価値観や人生観を変える本に出会ったことはありますか?
そういった本に出会いたいけど時間は限られているため、なかなか出会えないという方が多いと思います。
そこで、今回はあなたの世界の景色を一変させる1冊を紹介します。
筆者はこの本に出会えたことで、本を娯楽としてではなく、教養のために読むきっかけになりました。
この本を読み終えた後、今まで見てきた日常が違ってみえることでしょう。
本の紹介
その1冊は…東野圭吾『手紙』です。
もしかすると、著者の名前を聞いたことがあったり、この方が書いた別の小説を読んだことがある方がいるかもしれません。
この本は、東野圭吾さんが書かれた物語の中でも、よりメッセージ性が強い物語だと思います。
あらすじ
強盗殺人の罪で服役中の兄、剛志。弟の直貴のもとには、投獄中の兄から月に一度、手紙が届く。しかし、進学、恋愛、就職、夢と、直貴が幸せをつかもうとするたびに、「強盗殺人犯の弟」という運命が立ちはだかる。
犯罪者の家族を真正面から描き、感動を呼んだ不朽の名作。(本書あらすじ一部抜粋)
この本から得た教訓
物語は、弟の直貴の視点で書かれます。しかし、直貴だけではなく、物語に登場する人物一人一人に、読者が自然と自分を映し、重ねてしまうところが、この本の興味深いところです。
そのように多視点からみることでいくつかの教訓をこの物語から得ることできます。
この本から得た教訓は2つあります。
教訓①ー私たちはだれでも殺人者になりうるー
先ほど記したあらすじを読んで、強盗殺人の罪で服役中の兄・剛志をどのような人物だと想像しますか?
私利私欲にまみれたどうしようもない性根の腐った奴か、それとも冷徹な快楽殺人鬼か。
そのどちらでもありません。
強盗殺人という凶悪事件を起こした彼は弟思いの気弱な兄でした。
両親を亡くし、弟と貧乏な2人暮らしをしていた兄・剛志は、勉強が得意な弟を大学に通わせてやりたいという一心で、進学費用をまかなうために強盗という犯罪に手を染めてしまいました。

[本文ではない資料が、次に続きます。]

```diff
@@ -213,7 +279,10 @@
         if (hipOccupancyMaxActiveBlocksPerMultiprocessor(&per_cu, kern, 256, 0) != hipSuccess || per_cu < 1) per_cu = 1;
         res = (hipGetDevice(&dev) != hipSuccess || hipGetDeviceProperties(&prop, dev) != hipSuccess || prop.multiProcessorCount < 1) ? per_cu * 256 : per_cu * prop.multiProcessorCount;
     }
-    const long long want = ((c.rows + 15) / 16 + 3) / 4;
-    hipLaunchKernelGGL(kern, dim3((unsigned)(want < res ? want : res)), dim3(256), 0, st, a);
+    const long long want = (((c.rows + 15) / 16 + kMT - 1) / kMT + 3) / 4;
+    const long long max_wgs = tuning("fp_table_max_wgs", 0);
+    long long grid = want < res ? want : res;
+    if (max_wgs > 0 && grid > max_wgs) grid = max_wgs;
+    hipLaunchKernelGGL(kern, dim3((unsigned)grid), dim3(256), 0, st, a);
     return check_launch("g4d_fp_table_head");
 }
diff --git a/garment4d_amd/tuning.py b/garment4d_amd/tuning.py
--- a/garment4d_amd/tuning.py
+++ b/garment4d_amd/tuning.py
@@ -13,7 +13,7 @@
     return int(os.environ.get(name, str(default)))
 
 
-NATIVE_KEYS = ("sa_table_persistent", "sa_table_min_rows", "sa_table_128", "sa_table_oversub", "sa_table_dedup", "fp_table_persistent", "fp_table_min_rows", "gemm_tile",
+NATIVE_KEYS = ("sa_table_persistent", "sa_table_min_rows", "sa_table_128", "sa_table_oversub", "sa_table_dedup", "fp_table_persistent", "fp_table_min_rows", "fp_table_max_wgs", "gemm_tile",
                "gemm_tile_min_rows", "gemm_tile_min_cout", "gemm_tile_min_kpad", "fp_init_persistent", "fp_init_min_rows",
                "fp_head_bf16_persistent", "fp_head_bf16_min_rows", "sa_group_bf16_persistent", "sa_group_bf16_min_rows")
 
```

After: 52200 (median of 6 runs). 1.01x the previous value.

人がいない隙を狙って強盗に入った剛志でしたが、運が悪いことに家主のお婆さんに出くわし、お婆さんを殺してしまったのです。
弟の幸せを純粋に願うばかりに、何が善で何が悪かの判断が鈍り、人殺しをした剛志は、自分とは程遠い凶悪犯なのでしょうか…?
この小説を読んでいると、絶えず自分を鏡に映しているような感覚に襲われます。
自分だったら、剛志とは異なる行動をしていただろうか。
下記に示すのは、ドラマ『MIU404』の3話に出てくる一説です。
”最後は自分の意志、自己責任。でも人によって立ちはだかる壁の高さも数も違う。誰と出会うか、出会わないかがその人の運命を決める”

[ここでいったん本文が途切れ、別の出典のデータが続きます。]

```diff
 extern "C" int sf_qkv_norm_rope_cache(const void* qkv, const void* norm_q_w, const void* norm_k_w, void* q_out,
                                       void* k_cache, void* v_cache, const float* rope_cos, const float* rope_sin,
                                       int B, int f, int h, int w, int C, int num_heads, int64_t cache_tokens,
                                       int write_start, int start_frame, float eps, void* stream) {
-  SF_CHECK(qkv && norm_q_w && norm_k_w && q_out && k_cache && v_cache && rope_cos && rope_sin, "sf_qkv_norm_rope_cache: null tensor");
-  SF_CHECK(B > 0 && f > 0 && h > 0 && w > 0 && channels_ok(C), "sf_qkv_norm_rope_cache: unsupported shape");
-  SF_CHECK(num_heads > 0 && C == num_heads * 128, "sf_qkv_norm_rope_cache: head_dim must be 128 (C=%d heads=%d)", C, num_heads);
-  const int L = f * h * w;
-  SF_CHECK(write_start >= 0 && (int64_t)write_start + L <= cache_tokens, "sf_qkv_norm_rope_cache: cache overflow: write_start=%d + L=%d > capacity=%lld",
-           write_start, L, (long long)cache_tokens);
-  SF_CHECK(start_frame >= 0 && start_frame + f <= 1024 && h <= 1024 && w <= 1024, "sf_qkv_norm_rope_cache: RoPE position out of the 1024-entry table");
-  const int rows = B * L;
-  const dim3 grid((rows + ROWS_PER_BLOCK - 1) / ROWS_PER_BLOCK), block(256);
-  hipStream_t s = (hipStream_t)stream;
-  const int c = 64, c1 = c / 3, c0 = c - 2 * c1;
-  switch (C / 512) {
-#define SF_QKV_CASE(N)                                                                                                                         \
-  case N: return sf_launch<&qkv_norm_rope_cache_kernel<N>>("sf_qkv_norm_rope_cache", grid, block, 0, s, (const bf16_t*)qkv, (const bf16_t*)norm_q_w, \
-                             (const bf16_t*)norm_k_w, (bf16_t*)q_out, (bf16_t*)k_cache, (bf16_t*)v_cache, rope_cos, rope_sin,                    \
-                             rows, L, h, w, C, (long)cache_tokens, write_start, start_frame, eps, c0, c1);
-    SF_QKV_CASE(1) SF_QKV_CASE(2) SF_QKV_CASE(3) SF_QKV_CASE(4) SF_QKV_CASE(5) SF_QKV_CASE(6) SF_QKV_CASE(8) SF_QKV_CASE(10)
-#undef SF_QKV_CASE
-    default: SF_CHECK(false, "sf_qkv_norm_rope_cache: unsupported channel count %d", C);
-  }
+  return qkv_norm_rope_cache_launch(0, "sf_qkv_norm_rope_cache", qkv, norm_q_w, norm_k_w, q_out, k_cache, v_cache, rope_cos, rope_sin, B, f, h, w, C, num_heads,
+                                    cache_tokens, write_start, start_frame, eps, stream);
+}
+
+__attribute__((visibility("hidden"))) int sf_internal_qk_norm_rope_cache(const void* qkv, const void* norm_q_w, const void* norm_k_w, void* q_out, void* k_cache,
+                                                                         const float* rope_cos, const float* rope_sin, int B, int f, int h, int w, int C,
+                                                                         int num_heads, int64_t cache_tokens, int write_start, int start_frame, float eps,
+                                                                         int skip_q, void* stream) {
+  return qkv_norm_rope_cache_launch(skip_q ? 2 : 1, "sf_internal_qk_norm_rope_cache", qkv, norm_q_w, norm_k_w, q_out, k_cache, nullptr, rope_cos, rope_sin, B, f,
+                                    h, w, C, num_heads, cache_tokens, write_start, start_frame, eps, stream);
 }
 
 extern "C" int sf_kv_evict(void* cache, int B, int64_t cache_tokens, int row_elems, int sink, int evict, int keep,
diff --git a/self-forcing_amd/csrc/gemm_bf16.hip b/self-forcing_amd/csrc/gemm_bf16.hip
--- a/self-forcing_amd/csrc/gemm_bf16.hip
+++ b/self-forcing_amd/csrc/gemm_bf16.hip
@@ -1,6 +1,7 @@
 #include <type_traits>
 #include "sf_common.h"
 #include "lds_dma.h"
+#include "sf_host.h"
 #include "../../include/sf_hip.h"
 
 namespace {
@@ -27,7 +28,19 @@
   const float* a_scale;
   const float* w_scale;
   int rows_per_seg;
+  bf16_t* out2;
+  int ldo2, n_split, seg_rows;
+  long seg_delta[SF_GEMM_SPLIT_MAX_SEGS];
 };
+
+__device__ __forceinline__ long split_delta(const GemmP& p, int m) {
+  long d = p.seg_delta[0];
+#pragma unroll
+  for (int s = 1; s < SF_GEMM_SPLIT_MAX_SEGS; ++s)
+    if (m >= s * p.seg_rows) d = p.seg_delta[s];
+  return d;
+}
+__device__ __forceinline__ long split_row(const GemmP& p, int m) { return m + split_delta(p, m); }
 
 typedef int i32x4 __attribute__((ext_vector_type(4)));
 typedef int i32x8 __attribute__((ext_vector_type(8)));
@@ -116,8 +129,10 @@
   __device__ __forceinline__ bf16x4 resid() const { return rv; }
 };
 
-template <int EPI, int MT>
+template <int EPI, int MT, bool SPLIT>
 __device__ __forceinline__ void gemm_epilogue(const GemmP& p, f32x4 (&acc)[MT][4], int mrow, int ncol) {
+  static_assert(!SPLIT || EPI != SF_EPI_F32, "the split is built for the bf16 epilogues");
+  const bool to2 = SPLIT && ncol >= p.n_split;
 #pragma unroll
   for (int mt = 0; mt < MT; ++mt) {
     const int m = mrow + mt * 16;
@@ -132,12 +147,19 @@
         *reinterpret_cast<f32x4*>(reinterpret_cast<float*>(p.out) + (long)m * p.ldo + n) = acc[mt][nt];
         continue;
       }
-      *reinterpret_cast<bf16x4*>(p.out + (long)m * p.ldo + n) = epi_math<EPI>(acc[mt][nt], EpiLoads{p, m, n, e0row});
-    }
-  }
-}
-
-template <int EPI, int MT>
+      const bf16x4 o = epi_math<EPI>(acc[mt][nt], EpiLoads{p, m, n, e0row});
+      if constexpr (SPLIT) {
+        if (to2) {
+          *reinterpret_cast<bf16x4*>(p.out2 + split_row(p, m) * p.ldo2 + (n - p.n_split)) = o;
+          continue;
+        }
+      }
+      *reinterpret_cast<bf16x4*>(p.out + (long)m * p.ldo + n) = o;
+    }
+  }
+}
+
+template <int EPI, int MT, bool SPLIT>
 __device__ __forceinline__ void gemm_epilogue_lds(const GemmP& p, f32x4 (&acc)[MT][4], int m_base, int n_base, char* wbuf, int lane) {
   const int r16 = lane & 15, cg = lane >> 4;
   constexpr bool GATE = EPI == SF_EPI_BIAS_GATE_RESID;
@@ -189,23 +211,34 @@
   }
   __builtin_amdgcn_s_waitcnt(0xc07f);
   const int rr = lane >> 3, ch = lane & 7;
+  const bool to2 = SPLIT && n_base >= p.n_split;
 #pragma unroll
   for (int i = 0; i < 2 * MT; ++i) {
     const int row = i * 8 + rr;
     const int m = m_base + row, n = n_base + ch * 8;
     const bf16x8 v = *reinterpret_cast<const bf16x8*>(wbuf + row * 128 + ((ch ^ (row & 7)) << 4));
+    if constexpr (SPLIT) {
+      if (to2) {
+        const int g0 = m_base + i * 8;
+        const long d0 = split_delta(p, g0), d1 = split_delta(p, g0 + 7);
+        long d = d0;
+        if (d0 != d1 || p.seg_rows < 8) d = split_delta(p, m);
+        if (m < p.M && n < p.N) *reinterpret_cast<bf16x8*>(p.out2 + (d * p.ldo2 - p.n_split) + ((long)m * p.ldo2 + n)) = v;
+        continue;
+      }
+    }
     if (m < p.M && n < p.N) *reinterpret_cast<bf16x8*>(p.out + (long)m * p.ldo + n) = v;
   }
 }
 
-template <int EPI, bool F8>
+template <int EPI, bool F8, bool SPLIT>
 __global__ __launch_bounds__(GEMM_THREADS, 2) void gemm_bf16_kernel(GemmP p) {
   extern __shared__ __attribute__((aligned(16))) char smem[];
   const int tid = threadIdx.x;
   const int lane = tid & 63;
   const int wave = __builtin_amdgcn_readfirstlane(tid >> 6);
 
-  if (blockIdx.y) {
+  if (!SPLIT && blockIdx.y) {
     const long bz = blockIdx.y;
     p.a += bz * p.a_bs; p.w += bz * p.w_bs;
     if (EPI == SF_EPI_F32) p.out = reinterpret_cast<bf16_t*>(reinterpret_cast<float*>(p.out) + bz * p.o_bs); else p.out += bz * p.o_bs;
@@ -314,9 +347,9 @@
   const int mrow = m0 + wr * 64 + (lane & 15);
   const int ncol = n0 + wc * 64 + (lane >> 4) * 4;
   if (EPI != SF_EPI_F32 && (p.N & 7) == 0 && (p.ldo & 7) == 0)
-    gemm_epilogue_lds<EPI, 4>(p, acc, m0 + wr * 64, n0 + wc * 64, smem + wave * 8192, lane);
+    gemm_epilogue_lds<EPI, 4, SPLIT>(p, acc, m0 + wr * 64, n0 + wc * 64, smem + wave * 8192, lane);
   else
-    gemm_epilogue<EPI, 4>(p, acc, mrow, ncol);
+    gemm_epilogue<EPI, 4, SPLIT>(p, acc, mrow, ncol);
 }
 
 
@@ -363,7 +396,7 @@
   static constexpr int PA = (2 * MT + 7) / 8;
 };
 
-template <int EPI, int MT, bool F8>
+template <int EPI, int MT, bool F8, bool SPLIT>
 __global__ __launch_bounds__(PP_THREADS) void gemm_pp_kernel(GemmP p) {
   using Cfg = PPCfg<MT>;
   constexpr int BMp = Cfg::BM, PA = Cfg::PA;
@@ -489,9 +522,9 @@
   const int m_base = m0 + grp * (BMp / 2), n_base = n0 + wc * 64;
   if constexpr (F8) fp8_scale_acc<MT>(p, acc, m_base, n_base, lane);
   if ((p.N & 7) == 0 && (p.ldo & 7) == 0)
-    gemm_epilogue_lds<EPI, MT>(p, acc, m_base, n_base, smem + wave * (MT * 2048), lane);
+    gemm_epilogue_lds<EPI, MT, SPLIT>(p, acc, m_base, n_base, smem + wave * (MT * 2048), lane);
   else
-    gemm_epilogue<EPI, MT>(p, acc, m_base + (lane & 15), n_base + (lane >> 4) * 4);
+    gemm_epilogue<EPI, MT, SPLIT>(p, acc, m_base + (lane & 15), n_base + (lane >> 4) * 4);
 #ifdef SF_STAMP
   asm volatile("s_waitcnt vmcnt(0)" ::: "memory");
   if (stamp && (tid & 255) == 0) { stamp[3] = __builtin_amdgcn_s_memtime(); stamp[5] = __builtin_amdgcn_s_memrealtime(); }
@@ -501,7 +534,7 @@
 constexpr int PP2_A = 128 * 128, PP2_B = 256 * 128;
 constexpr int PP2_LDS = 3 * (PP2_A + PP2_B);
 
-template <int EPI, bool F8>
+template <int EPI, bool F8, bool SPLIT>
 __global__ __launch_bounds__(PP_THREADS) void gemm_pp2_kernel(GemmP p) {
   extern __shared__ __attribute__((aligned(16))) char smem[];
   const int tid = threadIdx.x;
@@ -594,9 +627,9 @@
   const int m_base = m0 + grp * 64, n_base = n0 + wc * 64;
   if constexpr (F8) fp8_scale_acc<4>(p, acc, m_base, n_base, lane);
   if ((p.N & 7) == 0 && (p.ldo & 7) == 0)
-    gemm_epilogue_lds<EPI, 4>(p, acc, m_base, n_base, smem + wave * 8192, lane);
+    gemm_epilogue_lds<EPI, 4, SPLIT>(p, acc, m_base, n_base, smem + wave * 8192, lane);
   else
-    gemm_epilogue<EPI, 4>(p, acc, m_base + (lane & 15), n_base + (lane >> 4) * 4);
+    gemm_epilogue<EPI, 4, SPLIT>(p, acc, m_base + (lane & 15), n_base + (lane >> 4) * 4);
 }
 
 template <class F>
@@ -616,7 +649,10 @@
   p.tiles_m = (p.M + Cfg::BM - 1) / Cfg::BM;
   p.tiles_n = (p.N + 255) / 256;
   return with_epilogue(epilogue, name, [&](auto epi) {
-    return sf_launch<&gemm_pp_kernel<decltype(epi)::value, MT, F8>, Cfg::LDS>(name, dim3(p.tiles_m * p.tiles_n), dim3(PP_THREADS), Cfg::LDS, s, p);
+    if constexpr (!F8)
+      if (p.out2)
+        return sf_launch<&gemm_pp_kernel<decltype(epi)::value, MT, false, true>, Cfg::LDS>(name, dim3(p.tiles_m * p.tiles_n), dim3(PP_THREADS), Cfg::LDS, s, p);
+    return sf_launch<&gemm_pp_kernel<decltype(epi)::value, MT, F8, false>, Cfg::LDS>(name, dim3(p.tiles_m * p.tiles_n), dim3(PP_THREADS), Cfg::LDS, s, p);
   });
 }
 
@@ -625,7 +661,10 @@
   p.tiles_m = (p.M + 127) / 128;
   p.tiles_n = (p.N + 255) / 256;
   return with_epilogue(epilogue, name, [&](auto epi) {
-    return sf_launch<&gemm_pp2_kernel<decltype(epi)::value, F8>, PP2_LDS>(name, dim3(p.tiles_m * p.tiles_n), dim3(PP_THREADS), PP2_LDS, s, p);
+    if constexpr (!F8)
+      if (p.out2)
+        return sf_launch<&gemm_pp2_kernel<decltype(epi)::value, false, true>, PP2_LDS>(name, dim3(p.tiles_m * p.tiles_n), dim3(PP_THREADS), PP2_LDS, s, p);
+    return sf_launch<&gemm_pp2_kernel<decltype(epi)::value, F8, false>, PP2_LDS>(name, dim3(p.tiles_m * p.tiles_n), dim3(PP_THREADS), PP2_LDS, s, p);
   });
 }
 
@@ -686,13 +725,15 @@
   const dim3 grid(p.tiles_m * p.tiles_n, batch), block(GEMM_THREADS);
   if (a->epilogue != SF_EPI_F32)
     return with_epilogue(a->epilogue, name, [&](auto epi) {
-      return sf_launch<&gemm_bf16_kernel<decltype(epi)::value, F8>>(name, grid, block, GEMM_LDS, s, p);
+      if constexpr (!F8)
+        if (p.out2) return sf_launch<&gemm_bf16_kernel<decltype(epi)::value, false, true>>(name, grid, block, GEMM_LDS, s, p);
+      return sf_launch<&gemm_bf16_kernel<decltype(epi)::value, F8, false>>(name, grid, block, GEMM_LDS, s, p);
     });
   if constexpr (F8) {
     SF_CHECK(false, "%s: the raw fp32 epilogue is bf16-only", name);
   } else {
     SF_CHECK((uintptr_t)a->out % 16 == 0, "%s: fp32 output must be 16-byte aligned", name);
-    return sf_launch<&gemm_bf16_kernel<SF_EPI_F32, false>>(name, grid, block, GEMM_LDS, s, p);
+    return sf_launch<&gemm_bf16_kernel<SF_EPI_F32, false, false>>(name, grid, block, GEMM_LDS, s, p);
   }
 }
 
@@ -705,6 +746,8 @@
   p.tiles_n = (a->N + BN - 1) / BN;
   p.tiles_m = (a->M + BM - 1) / BM;
   p.a_scale = nullptr; p.w_scale = nullptr; p.rows_per_seg = 1;
+  p.out2 = nullptr; p.ldo2 = 0; p.n_split = 0; p.seg_rows = 1;
+  for (long& d : p.seg_delta) d = 0;
 }
 
 }
@@ -714,6 +757,39 @@
   GemmP p;
   fill_params(a, p, 1);
   return run_gemm<false>(a, p, "sf_gemm_bf16", (hipStream_t)stream);
+}
+
+extern "C" __attribute__((visibility("hidden"))) int sf_internal_gemm_split(const sf_gemm_args* a, const sf_gemm_split* sp, void* stream) {
+  const char* name = "sf_internal_gemm_split";
+  if (const int rc = check_args(a, name, BK)) return rc;
+  SF_CHECK(sp && sp->out2, "%s: null second destination", name);
+  SF_CHECK(a->batch <= 1 && a->epilogue != SF_EPI_F32, "%s: unbatched products with a bf16 epilogue only", name);
+  SF_CHECK(sp->n_split > 0 && sp->n_split % 256 == 0 && sp->n_split < a->N, "%s: n_split=%d must be a multiple of 256 inside N=%d", name, sp->n_split, a->N);
+  SF_CHECK((a->N - sp->n_split) % 8 == 0, "%s: N - n_split = %d must be a multiple of 8", name, a->N - sp->n_split);
+  SF_CHECK(sp->ldo2 >= a->N - sp->n_split && sp->ldo2 % 8 == 0, "%s: ldo2=%d must be a multiple of 8, at least N - n_split", name, sp->ldo2);
+  SF_CHECK((uintptr_t)sp->out2 % 16 == 0, "%s: out2 must be 16-byte aligned", name);
+  SF_CHECK(sp->n_segs >= 1 && sp->n_segs <= SF_GEMM_SPLIT_MAX_SEGS && sp->seg_rows > 0, "%s: 1..%d segments of at least one row (n_segs=%d seg_rows=%d)", name,
+           SF_GEMM_SPLIT_MAX_SEGS, sp->n_segs, sp->seg_rows);
+  SF_CHECK((int64_t)sp->n_segs * sp->seg_rows >= a->M, "%s: %d segments of %d rows do not cover M=%d", name, sp->n_segs, sp->seg_rows, a->M);
+  SF_CHECK((int64_t)sp->seg_rows * SF_GEMM_SPLIT_MAX_SEGS <= INT32_MAX, "%s: seg_rows=%d too large", name, sp->seg_rows);
+  GemmP p;
+  fill_params(a, p, 1);
+  p.out2 = (bf16_t*)sp->out2; p.ldo2 = sp->ldo2; p.n_split = sp->n_split; p.seg_rows = sp->seg_rows;
+  for (int s = 0; s < SF_GEMM_SPLIT_MAX_SEGS; ++s) {
+    const int t = s < sp->n_segs ? s : sp->n_segs - 1;
+    SF_CHECK(sp->seg_row0[t] >= 0, "%s: negative destination row", name);
+    p.seg_delta[s] = (long)sp->seg_row0[t] - (long)t * sp->seg_rows;
+  }
+  return run_gemm<false>(a, p, name, (hipStream_t)stream);
+}
+
+extern "C" int sf_internal_gemm_split_flat(const sf_gemm_args* a, void* out2, int ldo2, int n_split, int seg_rows, int n_segs, const int64_t* seg_row0,
+                                           void* stream) {
+  SF_CHECK(seg_row0 && n_segs >= 1 && n_segs <= SF_GEMM_SPLIT_MAX_SEGS, "sf_internal_gemm_split_flat: 1..%d segments", SF_GEMM_SPLIT_MAX_SEGS);
+  sf_gemm_split sp = {};
+  sp.out2 = out2; sp.ldo2 = ldo2; sp.n_split = n_split; sp.seg_rows = seg_rows; sp.n_segs = n_segs;
+  for (int s = 0; s < n_segs; ++s) sp.seg_row0[s] = seg_row0[s];
+  return sf_internal_gemm_split(a, &sp, stream);
 }
 
 extern "C" int sf_gemm_fp8(const sf_gemm_args* a, const float* a_scale, int rows_per_segment, const float* w_scale, void* stream) {
diff --git a/self-forcing_amd/csrc/sf_host.h b/self-forcing_amd/csrc/sf_host.h
--- a/self-forcing_amd/csrc/sf_host.h
+++ b/self-forcing_amd/csrc/sf_host.h
@@ -19,11 +19,20 @@
   }
 };
 
+constexpr int SF_GEMM_SPLIT_MAX_SEGS = 8;
+struct sf_gemm_split {
+  void* out2;
+  int ldo2, n_split, seg_rows, n_segs;
+  int64_t seg_row0[SF_GEMM_SPLIT_MAX_SEGS];
+};
+extern "C" __attribute__((visibility("hidden"))) int sf_internal_gemm_split(const sf_gemm_args* a, const sf_gemm_split* sp, void* stream);
+
 struct Gemm {
   sf_gemm_args g;
   const void* wq = nullptr;
   const float* w_scale = nullptr;
   int rows_per_segment = 0;
+  sf_gemm_split sp = {};
   Gemm(const void* a, int lda, const void* w, int ldw, void* out, int ldo, int M, int N, int K) {
     memset(&g, 0, sizeof(g));
     g.a = a; g.lda = lda; g.w = w; g.ldw = ldw; g.out = out; g.ldo = ldo; g.M = M; g.N = N; g.K = K;
@@ -45,8 +54,10 @@
     wq = w_e4m3; w_scale = scale; rows_per_segment = rows_per_seg;
     return *this;
   }
-  int bf16(void* stream) const { return sf_gemm_bf16(&g, stream); }
+  Gemm& split(const sf_gemm_split& s) { sp = s; return *this; }
+  int bf16(void* stream) const { return sp.out2 ? sf_internal_gemm_split(&g, &sp, stream) : sf_gemm_bf16(&g, stream); }
   int fp8(const void* aq, const float* a_scale, void* stream) const {
+    SF_CHECK(!sp.out2, "Gemm: the split is bf16-only");
     sf_gemm_args q = g;
     q.a = aq; q.lda = g.K; q.w = wq;
     return sf_gemm_fp8(&q, a_scale, rows_per_segment, w_scale, stream);
```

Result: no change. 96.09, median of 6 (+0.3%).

兄の剛志が強盗殺人となるまでの過程を図にしてみました。
両親を亡くし弟と貧乏な二人暮らし
↓
弟の学費のために肉体労働でお金を稼ぐ
↓
腰を痛めて働けなくなる
↓
弟の学費のために強盗を
↓
家主と鉢合わせ
↓
腰を痛めており、逃げることができず殺してしまう
剛志は知らず知らずに道を踏み外してしまいました。
客観的に剛志が強盗殺人になった経緯をみると、「いくらでも思い直すことはできた」と思うかもしれません。
しかし、剛志本人はどうでしょう。
頼れる人は誰もいません。お金も時間も心の余裕さえありません。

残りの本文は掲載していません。